# Problem with integating for rocket boost phase, can anyone help?

#### Kiche

I need to integrate this function once with respect to t to find an expression for h(t):
v(t) = -k ln(m-bt) - gt + k ln(m)

Can anyone show me how to do this? How would I resolve the constant?

I then need to show that, after substituting t into h(t) I get the expression:

h(t) = km/b [(1 - X) ln(1 - X) + X(1 - (g/2kb)Xm0)]

Sorry I wasn't sure how to put that into LaTeX, I hope it's clear enough in that form.

I should mention also that k, b, m and g are constants. This is all to find an expression for h(t) when the rocket reaches the end of its boost phase. Thanks.

#### Haven

You need an initial condition to resolve the constant.

In this case I would assume that h(0) = 0.
Substituting the constant in you can solve for zero.

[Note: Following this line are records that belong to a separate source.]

static uint32_t merge_grid_for(uint32_t movers_hint, uint32_t n) {
    const uint32_t want = max(ceil_div(2u * movers_hint + 1u, SORT_TILE) + 15u, OS_ONE_GROUP_TILES);
    return min(want, max(ceil_div(n, SORT_TILE), 1u));
}

static void mm_tilescan(sph_ctx* c, uint32_t n, bool counted) {
    const uint32_t nt = ceil_div(ceil_div(n, 64u), MM_TILE_CHUNKS);
    uint32_t seq = 0u;
    if (counted) { if (++c->scan_seq_issued == 0u) c->scan_seq_issued = 1u; seq = c->scan_seq_issued; }
// ... 20 lines not shown

static bool launch_merge_count(sph_ctx* c, uint32_t n) {
    if (c->mm_marked && !(c->mm_marked_off == c->own_off && c->mm_marked_n == n)) mm_drop_marks(c);
    if (!c->mm_marked) {
        hipLaunchKernelGGL(k_mm_mark, dim3(ceil_div(n, 256)), dim3(256), 0, c->stream, c->keyS + c->own_off, c->k0, n,
                           c->mm_mask, c->mm_tile_cnt);
        c->mm_scanned = false;
    }
    bool in_compact = false;
    if (!c->mm_scanned) {
        if (mm_tiles(n) <= MM_FUSED_SCAN_TILES) { in_compact = true; c->mm_counted_valid = false; }
        else mm_tilescan(c, n, true);
    }
    c->mm_marked = false;
    c->mm_scanned = false;
    return in_compact;
}

__global__ __launch_bounds__(256) void k_mm_mark_tail(uint32_t n_old, uint32_t n_tot, uint64_t* __restrict__ mask,
                                                      uint32_t* __restrict__ tile_cnt) {
    const uint32_t chunk = blockIdx.x * 256u + threadIdx.x;
    if (chunk * 64u >= n_tot) return;
    const uint32_t lo = chunk * 64u, hi = min(lo + 64u, n_tot);
    uint64_t m = 0ull;
    if (hi > n_old) {
        const uint32_t first = max(lo, n_old) - lo, cnt = hi - lo;
        m = (cnt == 64u ? ~0ull : ((1ull << cnt) - 1ull)) & ~((1ull << first) - 1ull);
        atomicAdd(&tile_cnt[chunk / MM_TILE_CHUNKS], (uint32_t)__popcll(m));
    }
    mask[chunk] = m;
}

static int launch_sort_merge(sph_ctx* c, uint32_t n, uint32_t n_tot, bool table_live, uint32_t hint, Front front = Front{0u, 0u},
                             bool count_in_compact = false, const uint32_t* ghost_clear = nullptr) {
    const uint32_t* A = c->keyS + c->own_off;
    const uint32_t* B = c->k0;
    const uint32_t nchunks = ceil_div(n_tot, 64u), nt = ceil_div(nchunks, MM_TILE_CHUNKS);
    uint32_t* mk = c->mm_k0; uint32_t* mi = c->v0; uint32_t* mk2 = c->mm_k1; uint32_t* mi2 = c->mm_v1;
    const uint32_t gc[4] = {ghost_clear ? ghost_clear[0] : 0u, ghost_clear ? ghost_clear[1] : 0u, ghost_clear ? ghost_clear[2] : 0u,
                            ghost_clear ? ghost_clear[3] : 0u};
    const uint32_t gc_blocks = ceil_div((gc[1] - gc[0]) + (gc[3] - gc[2]), 256u);
    hipLaunchKernelGGL(k_mm_compact, dim3(nt + gc_blocks), dim3(256), 0, c->stream, c->mm_mask, nchunks, n, c->mm_tile_off,
                       count_in_compact ? c->mm_tile_cnt : (const uint32_t*)nullptr, nt, c->mm_count, c->mm_count_host_dev, c->mm_total, A, B,
                       c->mm_M64, mk, mi, table_live ? c->cells : (uint2*)nullptr, c->keyS, gc[0], gc[1], gc[2], gc[3]);
    SPH_HIP(hipGetLastError());
    SmallTail tail;
    int form = SORT_FORM_BOTH;
    tail.A = A; tail.n_slots = n; tail.front = front; tail.hint = hint; tail.form = &form;
    int rc = radix_sort_pairs(c, n_tot, c->mm_count, merge_grid_for(hint, n_tot), false, mk, mi, mk2, mi2, tail);
    if (rc) return rc;
    if (form != SORT_FORM_SMALL) {
        const uint32_t rank_tiles = ceil_div(n, MM_RANK_TILE) + 1u;
        hipLaunchKernelGGL(k_mm_tile_rank, dim3(ceil_div(rank_tiles, 256u)), dim3(256), 0, c->stream, A, n, mk, mi, c->mm_count,
                           c->mm_tileL, c->mm_tileA, form == SORT_FORM_BOTH, OS_SMALL_MAX, front);
        SPH_HIP(hipGetLastError());
    }
    uint32_t* perm = c->keep_perm ? c->v1 : (uint32_t*)nullptr;
    const float4* ps = c->posi + c->own_off; const float4* vs = c->velr + c->own_off;
    float4* po = c->posi2 + c->gcap; float4* vo = c->velr2 + c->gcap; uint32_t* ko = c->keyS2 + c->gcap;
    const uint32_t place_blocks = min(max(ceil_div(2u * hint + 1u, 256u) + 15u, 512u), 65535u);
    hipLaunchKernelGGL(k_mm_move, dim3(place_blocks + ceil_div(n, 256)), dim3(256), 0, c->stream, place_blocks,
                       count_in_compact ? c->mm_tile_cnt : (uint32_t*)nullptr, nt, A, n, nchunks,
                       c->mm_mask, c->mm_M64, mk, mi, c->mm_count, c->mm_tileL, c->mm_tileA,
                       table_live ? c->cells : (const uint2*)nullptr, c->own_off, ps, vs, po, vo, ko, perm, front);
    SPH_HIP(hipGetLastError());
    c->last_perm = perm;
    return SPH_OK;
}

static int sort_throttle(sph_ctx* c) {
    volatile const uint32_t* hw = c->mm_count_host;
    if ((int32_t)(c->sort_seq_issued - hw[3]) < 4) return SPH_OK;
    const auto t0 = std::chrono::steady_clock::now();
    for (uint32_t spins = 1; (int32_t)(c->sort_seq_issued - hw[3]) >= 4; spins++) {
        __builtin_ia32_pause();
        if ((spins & 0xFFFu) == 0u) {
            const hipError_t q = hipStreamQuery(c->stream);
            if (q == hipSuccess) break;
            if (q != hipErrorNotReady) SPH_HIP(q);
            SPH_REQUIRE(std::chrono::duration<double>(std::chrono::steady_clock::now() - t0).count() < 300.0, SPH_E_DEVICE,
                        "sort: the device has not reached the table build of sort %u after 300 s", c->sort_seq_issued - 3u);
        }
    }
    return SPH_OK;
}
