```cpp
template <int OP>
__device__ __forceinline__ void sink_u64(const uint32_t (&lo)[4], const uint32_t (&hi)[4], int64_t base, int32_t first,
                                         int32_t count, int64_t* o, uint64_t& acc) {
    const int32_t s0 = 4 * lane_id() - first;
    int64_t* p = o + base + 4 * lane_id();
    uint64_t v[4];
#pragma unroll
    for (int k = 0; k < 4; ++k) {
        const bool ok = s0 + k >= 0 && s0 + k < count;
        v[k] = ok ? (((uint64_t)hi[k] << 32) | lo[k]) : 0ull;
        if constexpr (OP != COVT_OP_VARINT_U64) v[k] = (uint64_t)zz64(v[k]);
    }
    if constexpr (OP == COVT_OP_VARINT_ZZ_DELTA_S64) {
        uint64_t sacc = 0;
#pragma unroll
        for (int k = 0; k < 4; ++k) {
            sacc += v[k];
            v[k] = sacc;
        }
        const uint64_t inc = incl_scan64(sacc);
        const uint64_t pre = acc + inc - sacc;
#pragma unroll
        for (int k = 0; k < 4; ++k) v[k] += pre;
        acc += lane_bcast64(inc, 63);
    }
    if (s0 >= 0 && s0 + 4 <= count) {
        st_out16((int32_t*)p, make_int4((int)v[0], (int)(v[0] >> 32), (int)v[1], (int)(v[1] >> 32)));
        st_out16((int32_t*)(p + 2), make_int4((int)v[2], (int)(v[2] >> 32), (int)v[3], (int)(v[3] >> 32)));
    } else {
#pragma unroll
        for (int k = 0; k < 4; ++k)
            if (s0 + k >= 0 && s0 + k < count) st_out(p + k, (int64_t)v[k]);
    }
}

template <int OP>
__device__ __forceinline__ void run_varint_stream(Ctx& c) {
    constexpr int32_t kLine = (OP == COVT_OP_VARINT_I32_AS_I64 || OP == COVT_OP_VARINT_ZZ_I32_AS_I64 ||
                               OP == COVT_OP_VARINT_ZZ_DELTA_I64 || OP == COVT_OP_VARINT_DELTA_MORTON) ? 16 : 32;
    int32_t pos = 0;
    Carry cr{0, 0};
    Win w;
    w.valid = false;
    auto sink4 = [&](const uint32_t (&lo)[4], const uint32_t (&hi)[4], int32_t base, int32_t first, int32_t count) {
        sink_values<OP, 4>(lo, base, first, count, c.nb, c.out, cr);
    };
    if constexpr (OP == COVT_OP_VARINT_U64 || OP == COVT_OP_VARINT_ZZ_S64 || OP == COVT_OP_VARINT_ZZ_DELTA_S64) {
        uint64_t acc = 0;
        varint_take<MODE_RAW, VAL_U64_STRICT, 4>(
            *c.sm, c.sb, w, pos, c.avail, c.n, false, c.err,
            [&](const uint32_t (&lo)[4], const uint32_t (&hi)[4], int32_t base, int32_t first, int32_t count) {
                sink_u64<OP>(lo, hi, base, first, count, (int64_t*)c.out, acc);
            },
            0, nullptr, 16);
    } else {
        if ((OP == COVT_OP_VARINT_ZZ_DELTA_XY) && (c.n & 1)) {
            varint_take<MODE_RAW, VAL_J4, 4>(*c.sm, c.sb, w, pos, c.avail, c.n - 1, false, c.err, sink4, 0, nullptr,
                                             kLine);
            if (!c.err) c.err = COVT_ERR_COUNT_MISMATCH;
        } else {
            varint_take<MODE_RAW, VAL_J4, 4>(*c.sm, c.sb, w, pos, c.avail, c.n, false, c.err, sink4, 0, nullptr, kLine);
        }
    }
    c.consumed = pos;
}

__device__ __forceinline__ int32_t rank_rel(const WaveSmem& sm, int32_t j, int32_t K) {
    if (j >= kWin) return K;
    const int32_t c = j >> 4;
    return (int32_t)sm.cpre[c] + __popc((uint32_t)sm.cmask[c] & ((1u << (j & 15)) - 1u));
}
__device__ __forceinline__ uint64_t win_vulong(const WaveSmem& sm, int32_t sj, int32_t ej) {
    const int32_t len = ej - sj + 1;
    if (len <= 10) {
        uint32_t x0, x1, x2;
        win_bytes12(sm, sj, x0, x1, x2);
        const uint32_t m0 = x0 & bytemask(len), m1 = x1 & bytemask(len - 4), m2 = x2 & bytemask(len - 8);
        return (uint64_t)pext7(m0) | ((uint64_t)pext7(m1) << 28) | ((uint64_t)(m2 & 0x7fu) << 56) |
               ((uint64_t)((m2 >> 8) & 0x7fu) << 63);
    }
    uint64_t r = 0;
    for (int b = 0; b < len; ++b) r |= (uint64_t)(win_byte(sm, sj + b) & 0x7fu) << ((7 * b) & 63);
    return r;
}
__device__ __forceinline__ uint32_t win_vulong_lo32(const WaveSmem& sm, int32_t sj, int32_t ej) {
    const int32_t len = ej - sj + 1;
    if (len > 10) return (uint32_t)win_vulong(sm, sj, ej);
    const int32_t d = sj >> 2;
    const uint32_t sh = (uint32_t)(sj & 3);
    const uint32_t w0 = sm.u.v.win[d], w1 = sm.u.v.win[d + 1], w2 = sm.u.v.win[d + 2];
    const uint32_t x0 = __builtin_amdgcn_alignbyte(w1, w0, sh), x1 = __builtin_amdgcn_alignbyte(w2, w1, sh);
    return pext7(x0 & bytemask(len)) | (len >= 5 ? (x1 & 0x7fu) << 28 : 0u);
}

__device__ __forceinline__ void run_rle_int(Ctx& c, int32_t o0 = 0) {
    WaveSmem& sm = *c.sm;
    const int l = lane_id();
    const bool is_signed = c.op == COVT_OP_RLE_S64;
    const bool to_i32 = c.op == COVT_OP_RLE_I32;
    Win w;
    w.valid = false;
    int32_t pos = 0, done = o0;
    auto store = [&](int64_t i, uint64_t raw) {
        const int64_t v = is_signed ? zz64(raw) : (int64_t)raw;
        if (to_i32) st_out((int32_t*)c.out + i, (int32_t)v);
        else st_out((int64_t*)c.out + i, v);
    };
    while (done < c.n && !c.err) {
        if (pos >= c.avail) { c.err = COVT_ERR_TRUNCATED; break; }
        COVT_PHASE(c, 7);
        win_load<MODE_RAW, VAL_U64>(sm, c.sb, w, pos, c.avail);
        COVT_PHASE(c, 0);
        const int32_t woff = w.woff, K = w.K;
        const int32_t jlo = pos - woff;
        const uint32_t nb = (uint32_t)(uintptr_t)(lds_cu16*)&sm.u.v.next[0];
        const uint32_t sent = nb + 2u * (uint32_t)kWin;
        const int32_t vlen = min(kWin, c.avail - woff);
        if (vlen - jlo <= COVT_RLE_SHORT_SPAN) {
            if (l == 0) {
                if (vlen < kWin) sm.u.v.next[vlen] = (uint16_t)sent;
                sm.u.v.next[kWin] = (uint16_t)sent;
            }
            const int32_t its = uni((vlen - jlo + 63) >> 6);
            for (int32_t i = 0; i < its; ++i) {
                const int32_t j = jlo + 64 * i + l;
                uint32_t nx = sent;
                if (j < vlen) {
                    const uint32_t cb = win_byte(sm, j);
                    const int32_t x = j + (cb < 0x80u ? 2 : 1);
                    uint32_t rk = (uint32_t)K;
                    if (x < kWin) {
                        const int32_t ch = x >> 4;
                        rk = (uint32_t)sm.cpre[ch] + __popc((uint32_t)sm.cmask[ch] & ((1u << (x & 15)) - 1u));
                    }
                    const uint32_t ridx = cb < 0x80u ? rk : rk + (0xffu - cb);
                    if (ridx < (uint32_t)K) nx = nb + 2u * ((uint32_t)sm.u.v.list[ridx] + 1u);
                }
                if (j < kWin) sm.u.v.next[j] = (uint16_t)nx;
            }
        } else {
            const uint32_t ncmsk = lane_next(w.cmsk);
            uint32_t R[18];
            R[0] = w.cpre;
#pragma unroll
// ... 937 lines not shown
            const int32_t bytesize = (int32_t)mword(ie++);
            if (bytesize < 0 || bytesize > kFpfBcCap) { c.err = COVT_ERR_BAD_HEADER; break; }
            xc_v = 0;
            const int32_t bcw = (bytesize + 3) / 4;
            const int32_t bc = ie;
            if (bc + bcw >= nw32) { c.err = COVT_ERR_TRUNCATED; break; }
            ie += bcw;
            int64_t ie64 = ie;
            {
                int32_t dbase = INT32_MIN / 2;
                auto dword = [&](int32_t w) -> uint32_t {
                    if (w >= mw0 && w < mw0 + 255) return mword(w);
                    if (w < dbase || w >= dbase + 255) dbase = load_words(sm.u.f.ring, w);
                    return uniu(sm.u.f.ring[w - dbase]);
                };
                uint32_t bm = dword((int32_t)ie64++) & ~1u;
                xs_v = 0;
                xz_v = -1;
                while (bm) {
                    const int32_t k = __builtin_ctz(bm) + 1;
                    bm &= bm - 1;
                    if (ie64 >= nw32) { c.err = COVT_ERR_TRUNCATED; break; }
                    const int32_t size = (int32_t)dword((int32_t)ie64++);
                    if (size < 0) { c.err = COVT_ERR_BAD_HEADER; break; }
                    const int64_t groups = ((int64_t)size + 31) / 32;
                    xs_v = l == k ? (int)(uint32_t)ie64 : xs_v;
                    xz_v = l == k ? size : xz_v;
                    ie64 += groups * k;
                    ie64 -= ((groups * 32 - size) * k) / 32;
                }
                if (c.err) break;
            }
            const bool xin = ie64 - mw0 <= 255;
            ie = (int32_t)(ie64 < nw32 ? ie64 : (int64_t)nw32);
            COVT_PHASE(c, 0);
            const int32_t nblocks = uni(thissize / kFpfBlock);
            const int32_t bclen = uni((int32_t)(bcw * 4));
            const uint8_t* cb8 = (const uint8_t*)sm.u.f.cbuf;
            const g_u8* cbyte = (const g_u8*)(c.sb + 4u * (uint32_t)bc);
            int32_t cbase = (int32_t)(4 * (mw0 - bc));
            auto chunk_load = [&](int32_t at) {
                cbase = (int32_t)(4 * (load_words(sm.u.f.cbuf, bc + (at >> 2)) - bc));
            };
            bool fin = false;
            int32_t bneed = INT32_MAX;
            auto stage = [&]() {
                const int32_t k = uni(kst);
                const uint32_t nx = lane_next(R.x, 0u);
                const int32_t w0 = wbase + 256 * k + 4 * l;
                uint4 wv;
                wv.x = w0 < nw32 ? be_word(R.y, R.x, bsel) : 0u;
                wv.y = w0 + 1 < nw32 ? be_word(R.z, R.y, bsel) : 0u;
                wv.z = w0 + 2 < nw32 ? be_word(R.w, R.z, bsel) : 0u;
                wv.w = w0 + 3 < nw32 ? be_word(nx, R.w, bsel) : 0u;
                const int32_t fw = wbase + 256 * k - 1;
                const uint32_t fix = fw < nw32 ? be_word(lane_bcast(R.x, 0), prev63, bsel) : 0u;
                prev63 = lane_bcast(R.w, 63);
                const uint32_t ri = (uint32_t)(256 * k + 4 * l) & 511u;
                wave_sync();
                if (l < 63) {
                    *(uint4*)&sm.u.f.ring[ri] = wv;
                } else {
                    sm.u.f.ring[ri] = wv.x;
                    sm.u.f.ring[ri + 1] = wv.y;
                    sm.u.f.ring[ri + 2] = wv.z;
                }
                if (l == 0 && k > 0) sm.u.f.ring[(uint32_t)(256 * k - 1) & 511u] = fix;
                wave_sync();
                kst = k + 1;
                vend = wbase + 256 * (k + 1) - 1;
                if (!fin || vend < bneed)
                    R = ld128_off((const g_u8*)A0, min(1024u * (uint32_t)(k + 1) + 16u * (uint32_t)l, glast));
                wave_sync();
            };
            int32_t cur = 0, pk = (int32_t)p0 + 1;
            for (int32_t jbat = 0, nbat = 0; jbat < nblocks && !c.err; jbat += nbat) {
                jbat = uni(jbat);
                nbat = uni(min(64, nblocks - jbat));
                uint32_t hw_v = 0u;
                int32_t cur_v = bclen + 1;
                cur = uni(cur);
                cbase = uni(cbase);
                if (!xin && cur <= bclen && (uint32_t)(cur - cbase) > (uint32_t)(1020 - 258)) chunk_load(cur);
                for (int32_t g = 0; g < nbat; ++g) {
                    cur = uni(cur);
                    cbase = uni(cbase);
                    if (cur > bclen) break;
                    if (!xin && cur - cbase > 1020 - 8) {
                        nbat = g;
                        break;
                    }
                    const int32_t q = cur - cbase;
                    const uint32_t hw =
                        uniu(__builtin_amdgcn_alignbyte(sm.u.f.cbuf[(q >> 2) + 1], sm.u.f.cbuf[q >> 2], (uint32_t)q & 3u));
                    const int32_t ce = (int32_t)((hw >> 8) & 0xffu);
                    const int32_t nx = cur + (ce > 0 ? 3 + ce : 2);
                    if (!xin && g > 0 && nx - cbase > 1020) {
                        nbat = g;
                        break;
                    }
                    hw_v = l == g ? hw : hw_v;
                    cur_v = l == g ? cur : cur_v;
                    cur = nx;
                }
                nbat = uni(nbat);
                if (nbat == 0) {
                    c.err = COVT_ERR_BAD_HEADER;
                    break;
                }
                COVT_PHASE(c, 1);
                const bool in = l < nbat;
                const int32_t b_v = (int32_t)(int8_t)(hw_v & 0xffu);
                const int32_t ce_v = (int32_t)((hw_v >> 8) & 0xffu);
                const bool hasx = ce_v > 0;
                const int32_t idx_v = hasx ? (int32_t)(int8_t)((hw_v >> 16) & 0xffu) - b_v : 1;
                const bool arr_k = hasx && idx_v >= 2 && idx_v <= 32;
                const bool arr = in && arr_k;
                int32_t xcur_v = 0;
                for (uint64_t todo = __ballot(arr); todo;) {
                    const int32_t kk = __builtin_amdgcn_readlane(idx_v, (int32_t)__builtin_ctzll(todo));
                    const bool mine = arr && idx_v == kk;
                    const uint32_t v = mine ? (uint32_t)ce_v : 0u;
                    const uint32_t s = incl_scan(v);
                    const int32_t base = __builtin_amdgcn_readlane(xc_v, kk);
                    xcur_v = mine ? base + (int32_t)(s - v) : xcur_v;
                    xc_v += l == kk ? (int32_t)lane_bcast(s, 63) : 0;
                    todo &= ~__ballot(mine);
                }
                const uint32_t w8 = in ? 8u * (uint32_t)(b_v & 63) : 0u;
                const uint32_t pinc = incl_scan(w8);
                const int32_t pk_v = pk + (int32_t)(pinc - w8);
                pk += (int32_t)lane_bcast(pinc, 63);
                int32_t nok = nbat;
                int32_t ferr = 0;
                {
                    const int32_t xsz = lane_get(xz_v, arr_k ? idx_v : 0);
                    bool bad = (uint32_t)b_v > 32u || cur_v + 2 > bclen;
                    bad |= hasx && (cur_v + 3 + ce_v > bclen || (idx_v != 1 && !arr_k));
                    bad |= arr_k && (xsz < 0 || xcur_v + ce_v > xsz);
                    const bool trunc = pk_v + 8 * b_v > nw32;
                    const uint64_t fail = __ballot(in && (bad || trunc));
                    if (fail) {
                        nok = (int32_t)__builtin_ctzll(fail);
                        ferr = __builtin_amdgcn_readlane(bad ? COVT_ERR_BAD_HEADER : COVT_ERR_TRUNCATED, nok);
                    }
                }
                COVT_PHASE(c, 2);
                fin = jbat + nbat >= nblocks || ferr != 0;
                bneed = nok > 0 ? uni(__builtin_amdgcn_readlane(pk_v + 8 * b_v, nok - 1)) : 0;
                if (jbat == 0) stage();
                struct Hdr {
                    int32_t b, ce, idx, pk, bcoff, xo;
                    uint32_t xcur;
                };
                int32_t xo_v = 255;
                if (!xin) {
                    const bool ab = arr && l < nok;
                    const int32_t k = ab ? idx_v : 2;
                    const uint32_t xs = (uint32_t)lane_get(xs_v, k);
                    const uint32_t b0 = __umul24((uint32_t)xcur_v, (uint32_t)k);
                    const uint32_t b1 = __umul24((uint32_t)(xcur_v + ce_v), (uint32_t)k);
                    const int32_t wlo = (int32_t)(xs + (b0 >> 5));
                    const int32_t wn = ab ? (int32_t)((b1 + 31u) >> 5) - (int32_t)(b0 >> 5) + 1 : 0;
                    const uint32_t winc = incl_scan((uint32_t)wn);
                    const int32_t wo = (int32_t)(winc - (uint32_t)wn);
                    const int32_t wend = (int32_t)winc;
                    xo_v = ab && wend <= kFpfXw ? wo : 255;
                    const int32_t tot = uni(min((int32_t)lane_bcast(winc, 63), kFpfXw));
                    const g_u8* sb4 = (const g_u8*)(((uintptr_t)c.sb) & ~(uintptr_t)3);
                    u32x2 d[4];
                    bool okw[4];
#pragma unroll
                    for (int r = 0; r < 4; ++r) {
                        const int32_t t = 64 * r + l;
                        int32_t lo = 0, hi = 64;
#pragma unroll
                        for (int s2 = 0; s2 < 7; ++s2) {
                            const int32_t mid = (lo + hi) >> 1;
                            const bool le = lane_get(wend, mid & 63) <= t;
                            const bool act = lo < hi;
                            lo = act && le ? mid + 1 : lo;
                            hi = act && !le ? mid : hi;
                        }
                        const int32_t g = min(lo, 63);
                        const int32_t w = lane_get(wlo, g) + (t - lane_get(wo, g));
                        okw[r] = t < tot && w < nw32;
                        d[r] = *(const g_v2*)(sb4 + 4u * (okw[r] ? (uint32_t)w : 0u));
                    }
// ... 1068 lines not shown
```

The LaTeX commands you want are \ln{x} for $$\displaystyle \ln{x}$$
and \frac{1}{2} for $$\displaystyle \frac{1}{2}$$
and for subscripts a_n for $$\displaystyle a_n$$
to adjust bracket size use the following commands:
\left[ and \right] so $$\displaystyle [\frac{1}{2}]$$ becomes $$\displaystyle \left[\frac{1}{2}\right]$$
$$\displaystyle v(t) = -k\ln(m-bt) - gt + k\ln(m)$$
$$\displaystyle h(t) = \frac{km}{b} \left[(1 - X)\ln(1 - X) + X(1 - \left(\frac{g}{2kb}\right)Xm_0)\right]$$

#### Kiche

Ok, thanks for your reply. However would you be able to show the steps to get the expression of h(t) from the v(t) expression?

Also how would I find t*?

#### HallsofIvy

MHF Helper
$$\displaystyle \int \ln(x) dx= x \ln(x)- x$$ so to integrate $$\displaystyle \int -k \ln(m-bt) - gt + k \ln(m)= -k\int \ln(m- bt) dt- g\int t dt+ k\ln(m)\int dt$$, let u= m-bt in the first integral. Then du= -bdt so dt= -(1/b)dt and the integeral becomes $$\displaystyle \frac{k}{b}\int \ln(u)du= \frac{k}{b}(u \ln(u)- u)= \frac{k}{b}((m-bt)\ln(m- bt)- (m- bt))$$.

The entire integral is
$$\displaystyle h= \frac{k}{b}((m-bt)\ln(m- bt)- (m- bt))-\frac{g}{2}t^2+ k\ln(m)t+ C$$

As Haven said, set h(0) equal to the initial height to determine C.

You ask how to find t* but don't define t*. If you mean "at the end of the boost phase" then you will need some other condition to determine what t* itself is before putting it into that equation.

Last edited:
• Kiche

#### Kiche

Thanks for your help! Yeah I did mean at the end of the boost stage. When the fuel runs out the equation is:

m(t*) = -bt + m = m - Xm

where m is the initial mass of the rocket and and the initial mass of fuel is Xm, where X is an unspecified fraction between 1 and 0.

How would I find an expression for t? Also how would I go about putting it into the expression for h(t) and v(t)?

#### HallsofIvy

MHF Helper
Thanks for your help! Yeah I did mean at the end of the boost stage. When the fuel runs out the equation is:

m(t*) = -bt + m = m - Xm

where m is the initial mass of the rocket and and the initial mass of fuel is Xm, where X is an unspecified fraction between 1 and 0.

How would I find an expression for t? Also how would I go about putting it into the expression for h(t) and v(t)?
When you are doing problems involving integrals of logarithms, you are expected to know how to solve things like -bt*+ m= m-Xm!